Sanità, i conti non tornano: duro scontro tra Scura e la Regione
Pacenza replica al commissario: “Non conosce i criteri di riparto del Fondo sanitario. Smentisce il governo che lo ha nominato”
Ritorna ad affiorare l’intolleranza regionale verso un commissario della Sanità mai tanto amato. La polemica, che coinvolge Massimo Scura, questa volta riguarda però il riparto del Fondo sanitario, risorse annunciate dalla Regione con toni trionfalistici ma subito spenti dalle dichiarazioni del commissario, il quale aveva fatto intendere come tanto da festeggiare non ci fosse.
A muso duro. Ecco che a stretto giro arriva la risposta del delegato del governatore alla Sanità Franco Pacenza, che dopo aver partecipato alla conferenza dei presidenti delle Regioni attacca il commissario accusandolo di non conoscere “i criteri a base del riparto del Fondo sanitario nazionale. E’ molto grave il fatto che il Commissario Scura non conosca i criteri e la norma con cui avviene il riparto del Fondo sanitario nazionale. Altro che scippo ai danni della Calabria. Il fatto, poi, che anche “KPMG” sia a supporto della tesi del Commissario è ancora più grave”.
I fatti. “Il riparto del Fondo sanitario nazionale FSN 2016, approvato ieri in Conferenza Stato-Regioni è pari a 108,5 miliardi con un aumento, rispetto allo scorso anno, pari allo 0,78% - ha chiarito Pacenza -. Il fondo sanitario viene ripartito per quota indistinta, mentre solo lo 0,25% viene ripartito per premialità. Nel 2015, la Calabria ha avuto assegnato dal Fondo Sanitario Nazionale 3.457.953,794, mentre per il 2016 è stato assegnato l’importo di 3.487.000 di euro.

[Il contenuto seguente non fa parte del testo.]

gaussianvi_amd/csrc/kernels_fused.hpp:

```cpp
#pragma once
#include "device_common.hpp"
#include "factor_lds.hpp"
#include "kernels_epilogue.hpp"
#include "kernels_orbit.hpp"
#include "kernels_prep.hpp"

namespace gvi {

constexpr int FUSED_MAX_ITEMS = 4;
constexpr int FUSED_BLOCK_STAMPS = 1100;
#ifdef GVI_FUSED_TIMING
__device__ int gvi_fused_exp;
#endif

struct FusedSet {
  FactorDev f;
  OrbitArgs oa;
  const double* mu;
  const double* Sigma;
  const int32_t* start;
  double* mu_k;
  double* Sigma_k;
  double* Ephi;
  double* cost;
  double* Vdmu;
  double* Vddmu;
};

struct FusedArgs {
  int nsets;
  int nblk;
  int koff[3];
  FusedSet s[2];
  int gather, n;
  const double* gmu;
  const double* gdmu;
// ... 39 lines not shown
    else p = A.SigU + (size_t)s * nn + c * n + (r - n);
    v[i] = e < dd ? *p : 0.0;
  }
  double m = 0.0;
  if (lane < DT) {
    const size_t j = (size_t)s * n + lane;
    m = A.gdmu ? A.gmu[j] + A.gstep * A.gdmu[j] : A.gmu[j];
  }
#ifdef GVI_FUSED_TIMING
  asm volatile("s_waitcnt vmcnt(0) lgkmcnt(0)" ::: "memory");
#endif
  PREP_STAMP(9);
  if (pred_fail(lpred)) return true;
#pragma unroll
  for (int i = 0; i < NI; ++i) {
    const int e = lane + 64 * i;
    if (e < dd) { Sl[e] = v[i]; S.Sigma_k[(size_t)k * dd + e] = v[i]; }
  }
  if (lane < DT) { ml[lane] = m; S.mu_k[(size_t)k * DT + lane] = m; }
  PREP_STAMP(10);
  return false;
}

template <int M, int SMAX, int WAVES, int D0, int D1>
__global__ __launch_bounds__(256, WAVES) void factor_fused_kernel(FusedArgs A, int dmax, int copies_max, int maxitems, [[maybe_unused]] unsigned long long* stamps) {
  extern __shared__ double sm[];
#ifdef GVI_FUSED_TIMING
#define FUSED_STAMP(i) do { const unsigned long long t_ = (i) == 0 ? t_start : __builtin_amdgcn_s_memrealtime(); if (stamps && (threadIdx.x & 63) == 0 && (blockIdx.x % 146) == 0) stamps[(blockIdx.x / 146) * 32 + (threadIdx.x >> 6) * 8 + (i)] = t_; } while (0)
  const unsigned long long t_start = __builtin_amdgcn_s_memrealtime();
#else
#define FUSED_STAMP(i) do { } while (0)
#endif
#ifdef GVI_FUSED_TIMING
  if (blockIdx.x == 0 && threadIdx.x == 0) { gvi_prep_stamps = stamps ? stamps + 8 * 32 : nullptr; gvi_walk_stamps = stamps ? stamps + 352 : nullptr; }
  unsigned long long* const bstamps = stamps && blockIdx.x < FUSED_BLOCK_STAMPS ? stamps + 1120 + blockIdx.x * 5 : nullptr;
#define FUSED_BLOCK_STAMP(i) do { if (bstamps && threadIdx.x == 0) bstamps[i] = __builtin_amdgcn_s_memrealtime(); } while (0)
  struct ExitStamp {
    unsigned long long* p;
    __device__ ~ExitStamp() { if (p && (threadIdx.x & 63) == 0) atomicMax(p, (unsigned long long)__builtin_amdgcn_s_memrealtime()); }
  } exit_stamp{bstamps ? bstamps + 4 : nullptr};
  if (bstamps && threadIdx.x == 0)
    bstamps[3] = (unsigned long long)__builtin_amdgcn_s_getreg((31 << 11) | 4) | ((unsigned long long)__builtin_amdgcn_s_getreg((31 << 11) | 20) << 32);
#else
#define FUSED_BLOCK_STAMP(i) do { } while (0)
#endif
  FUSED_STAMP(0);
#ifdef GVI_FUSED_TIMING
  if (stamps && (threadIdx.x & 63) == 0 && (blockIdx.x % 146) == 0)
    stamps[320 + (blockIdx.x / 146) * 4 + (threadIdx.x >> 6)] = (unsigned long long)__builtin_amdgcn_s_getreg((31 << 11) | 4) |
                                                                   ((unsigned long long)__builtin_amdgcn_s_getreg((31 << 11) | 20) << 32);
#endif
  const double* const pred_p = A.tail.pred;
  const int nblk_ = A.nblk, K0 = A.s[0].f.K, K1_ = A.s[1].f.K, nsets_ = A.nsets;
  constexpr int KA_LINES = (sizeof(FusedArgs) + 3 * 8 + 63) / 64;
  static_assert(KA_LINES == 28, "kernarg_warm: one specialisation per argument block size");
  kernarg_warm<KA_LINES>();
  PREP_STAMP(11);
  asm volatile("" :: "s"(pred_p), "s"(nblk_), "s"(K0), "s"(K1_), "s"(nsets_));
  PREP_STAMP(12);
  const LazyPred lpred = pred_issue(pred_p, A.tail.pred_val);
  const int wave = __builtin_amdgcn_readfirstlane(threadIdx.x >> 6);
  const int b = (int)blockIdx.x;
  if (b >= nblk_) {
    const int64_t j = (int64_t)(b - A.nblk) * 256 + threadIdx.x;
    const double v = j < A.nmu ? A.gmu[j] + A.gstep * A.gdmu[j] : 0.0;
    if (pred_fail(lpred)) return;
    if (j < A.nmu) A.mu_out[j] = v;
// ... 112 lines not shown
  FUSED_BLOCK_STAMP(1);
  __syncthreads();
  FUSED_STAMP(4);
  FUSED_BLOCK_STAMP(2);
  const bool helpers = A.tail.on && nitems <= 2;
  if (iw >= nitems) {
    const int it = iw - 2;
    if (!helpers || it < 0 || it >= nitems) return;
    const int si = it < c0 ? 0 : 1;
    const int k = b + (it < c0 ? it : it - c0) * A.nblk;
    const FusedSet& S = A.s[si];
    const double Tk = S.f.temperature[k];
    const double* Pl = Pbase + (size_t)it * ps;
    const int npo = npairs(S.f.d);
    double m0 = 0.0;
#pragma unroll
    for (int q = 0; q < 4; ++q) m0 += Pl[(size_t)q * npo];
    const double costk = m0 / Tk;
    epi_tail_arrive(A.cl, A.tail, S.cost + k, costk, (int)(threadIdx.x & 63), (unsigned)(A.koff[si] + k), (unsigned)A.koff[A.nsets],
                    (int*)(sm + (size_t)wave * region));
    return;
  }
  {
    const int si = iw < c0 ? 0 : 1;
    const int k = b + (iw < c0 ? iw : iw - c0) * A.nblk;
    const FusedSet& S = A.s[si];
    const int d = S.f.d;
    double* area = sm + (size_t)wave * region;
    double* Zs = Zbase + (size_t)iw * zs;
    const double* Pl = Pbase + (size_t)iw * ps;
    EpiArgs e;
    e.f = S.f; e.partial = nullptr; e.nchunk = 4; e.full = 1;
    e.Ephi = S.Ephi; e.cost = helpers ? nullptr : S.cost; e.Vdmu = S.Vdmu; e.Vddmu = S.Vddmu; e.E_xmuphi = nullptr; e.E_xxphi = nullptr;
    auto epi = [&](int phase) { return si == 0 ? epilogue_body_t<D0>(e, k, area, phase, Pl, Zs) : epilogue_body_t<D1>(e, k, area, phase, Pl, Zs); };
    if (!A.tail.on || helpers) { epi(0); return; }
    const double costk = epi(1);
    FUSED_STAMP(5);
    int* last = (int*)(area + EpilogueLds{d}.last());
    epi_tail_arrive(A.cl, A.tail, S.cost + k, costk, (int)(threadIdx.x & 63), (unsigned)(A.koff[si] + k), (unsigned)A.koff[A.nsets], last);
    FUSED_STAMP(6);
    epi(2);
    FUSED_STAMP(7);
  }
}

}
```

Sulla quota indistinta, alla Calabria competeva un aumento, rispetto al 2015 del solo 0,41% pari a 14.229.795 di euro, mentre è stato assegnato un aumento di circa trenta milioni di euro. Stupisce che il Commissario del Governo smentisca il Governo che lo ha nominato. La Regione Calabria, pur in presenza di una riduzione della popolazione residente, ha ottenuto un incremento di trenta milioni di euro. Dobbiamo dare atto, pur nelle difficoltà, del risultato ottenuto”. (red5)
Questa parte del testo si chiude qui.